# Work required:
A verbatim copy of the line containing "float2 st[SPL];" and all lines after it, up to and including the final line of the records, is the only acceptable output.

# Data provided:
+ + +

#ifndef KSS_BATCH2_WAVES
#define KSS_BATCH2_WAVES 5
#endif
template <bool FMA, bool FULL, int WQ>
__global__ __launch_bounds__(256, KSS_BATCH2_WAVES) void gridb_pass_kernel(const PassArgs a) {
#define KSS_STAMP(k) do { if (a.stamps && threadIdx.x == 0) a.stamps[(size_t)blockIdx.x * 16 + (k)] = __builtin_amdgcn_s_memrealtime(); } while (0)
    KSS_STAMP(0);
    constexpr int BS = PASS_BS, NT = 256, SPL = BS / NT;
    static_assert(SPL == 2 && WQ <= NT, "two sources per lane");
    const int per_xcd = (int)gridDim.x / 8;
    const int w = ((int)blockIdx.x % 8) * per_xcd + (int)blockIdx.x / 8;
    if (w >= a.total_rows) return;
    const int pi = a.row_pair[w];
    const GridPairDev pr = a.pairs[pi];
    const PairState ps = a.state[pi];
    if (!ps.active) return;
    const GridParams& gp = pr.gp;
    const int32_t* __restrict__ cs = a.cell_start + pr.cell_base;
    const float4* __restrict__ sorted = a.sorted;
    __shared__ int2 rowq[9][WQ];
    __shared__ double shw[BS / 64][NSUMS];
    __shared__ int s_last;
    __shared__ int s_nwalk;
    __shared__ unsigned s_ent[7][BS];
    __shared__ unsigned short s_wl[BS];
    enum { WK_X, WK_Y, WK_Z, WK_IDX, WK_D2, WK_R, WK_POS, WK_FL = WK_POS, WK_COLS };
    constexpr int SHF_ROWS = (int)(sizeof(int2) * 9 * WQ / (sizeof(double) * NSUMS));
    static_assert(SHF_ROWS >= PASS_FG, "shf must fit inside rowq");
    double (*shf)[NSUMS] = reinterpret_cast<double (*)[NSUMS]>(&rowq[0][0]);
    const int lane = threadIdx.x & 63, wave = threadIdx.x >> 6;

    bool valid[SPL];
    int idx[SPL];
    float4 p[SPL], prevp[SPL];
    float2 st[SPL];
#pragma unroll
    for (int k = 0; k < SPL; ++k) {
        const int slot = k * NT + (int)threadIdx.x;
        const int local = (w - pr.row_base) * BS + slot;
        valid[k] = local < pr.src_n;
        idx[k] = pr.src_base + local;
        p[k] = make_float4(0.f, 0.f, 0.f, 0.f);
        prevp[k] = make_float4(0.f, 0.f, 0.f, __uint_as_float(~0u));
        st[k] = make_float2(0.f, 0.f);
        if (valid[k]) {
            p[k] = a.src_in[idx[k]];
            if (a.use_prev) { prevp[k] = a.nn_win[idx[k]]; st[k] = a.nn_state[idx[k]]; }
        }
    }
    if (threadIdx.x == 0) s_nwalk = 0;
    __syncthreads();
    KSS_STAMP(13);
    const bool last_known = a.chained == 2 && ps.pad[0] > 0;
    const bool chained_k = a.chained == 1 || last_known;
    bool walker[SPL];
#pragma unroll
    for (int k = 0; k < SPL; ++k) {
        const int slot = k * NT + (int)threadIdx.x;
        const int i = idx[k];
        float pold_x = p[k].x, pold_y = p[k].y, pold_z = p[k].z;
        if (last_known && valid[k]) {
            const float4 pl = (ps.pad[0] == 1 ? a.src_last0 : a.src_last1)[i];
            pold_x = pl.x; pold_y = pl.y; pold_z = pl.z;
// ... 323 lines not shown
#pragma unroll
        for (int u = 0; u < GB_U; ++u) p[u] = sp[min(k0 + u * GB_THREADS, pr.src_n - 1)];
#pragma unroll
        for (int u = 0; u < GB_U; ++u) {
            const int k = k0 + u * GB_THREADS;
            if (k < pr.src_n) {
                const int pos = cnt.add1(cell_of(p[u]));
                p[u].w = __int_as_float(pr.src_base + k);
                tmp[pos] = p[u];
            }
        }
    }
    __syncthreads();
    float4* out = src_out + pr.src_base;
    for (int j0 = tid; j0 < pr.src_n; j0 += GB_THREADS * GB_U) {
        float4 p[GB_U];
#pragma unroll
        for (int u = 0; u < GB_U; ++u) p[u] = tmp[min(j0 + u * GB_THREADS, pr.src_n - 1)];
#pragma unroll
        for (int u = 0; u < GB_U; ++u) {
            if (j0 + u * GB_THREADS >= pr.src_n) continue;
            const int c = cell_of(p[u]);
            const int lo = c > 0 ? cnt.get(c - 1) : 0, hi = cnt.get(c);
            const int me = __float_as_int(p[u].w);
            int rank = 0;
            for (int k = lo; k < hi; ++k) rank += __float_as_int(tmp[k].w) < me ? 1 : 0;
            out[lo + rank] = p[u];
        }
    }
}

+ + +

# Exercise answer:
    float2 st[SPL];
#pragma unroll
    for (int k = 0; k < SPL; ++k) {
        const int slot = k * NT + (int)threadIdx.x;
        const int local = (w - pr.row_base) * BS + slot;
        valid[k] = local < pr.src_n;
        idx[k] = pr.src_base + local;
        p[k] = make_float4(0.f, 0.f, 0.f, 0.f);
        prevp[k] = make_float4(0.f, 0.f, 0.f, __uint_as_float(~0u));
        st[k] = make_float2(0.f, 0.f);
        if (valid[k]) {
            p[k] = a.src_in[idx[k]];
            if (a.use_prev) { prevp[k] = a.nn_win[idx[k]]; st[k] = a.nn_state[idx[k]]; }
        }
    }
    if (threadIdx.x == 0) s_nwalk = 0;
    __syncthreads();
    KSS_STAMP(13);
    const bool last_known = a.chained == 2 && ps.pad[0] > 0;
    const bool chained_k = a.chained == 1 || last_known;
    bool walker[SPL];
#pragma unroll
    for (int k = 0; k < SPL; ++k) {
        const int slot = k * NT + (int)threadIdx.x;
        const int i = idx[k];
        float pold_x = p[k].x, pold_y = p[k].y, pold_z = p[k].z;
        if (last_known && valid[k]) {
            const float4 pl = (ps.pad[0] == 1 ? a.src_last0 : a.src_last1)[i];
            pold_x = pl.x; pold_y = pl.y; pold_z = pl.z;
// ... 323 lines not shown
#pragma unroll
        for (int u = 0; u < GB_U; ++u) p[u] = sp[min(k0 + u * GB_THREADS, pr.src_n - 1)];
#pragma unroll
        for (int u = 0; u < GB_U; ++u) {
            const int k = k0 + u * GB_THREADS;
            if (k < pr.src_n) {
                const int pos = cnt.add1(cell_of(p[u]));
                p[u].w = __int_as_float(pr.src_base + k);
                tmp[pos] = p[u];
            }
        }
    }
    __syncthreads();
    float4* out = src_out + pr.src_base;
    for (int j0 = tid; j0 < pr.src_n; j0 += GB_THREADS * GB_U) {
        float4 p[GB_U];
#pragma unroll
        for (int u = 0; u < GB_U; ++u) p[u] = tmp[min(j0 + u * GB_THREADS, pr.src_n - 1)];
#pragma unroll
        for (int u = 0; u < GB_U; ++u) {
            if (j0 + u * GB_THREADS >= pr.src_n) continue;
            const int c = cell_of(p[u]);
            const int lo = c > 0 ? cnt.get(c - 1) : 0, hi = cnt.get(c);
            const int me = __float_as_int(p[u].w);
            int rank = 0;
            for (int k = lo; k < hi; ++k) rank += __float_as_int(tmp[k].w) < me ? 1 : 0;
            out[lo + rank] = p[u];
        }
    }
}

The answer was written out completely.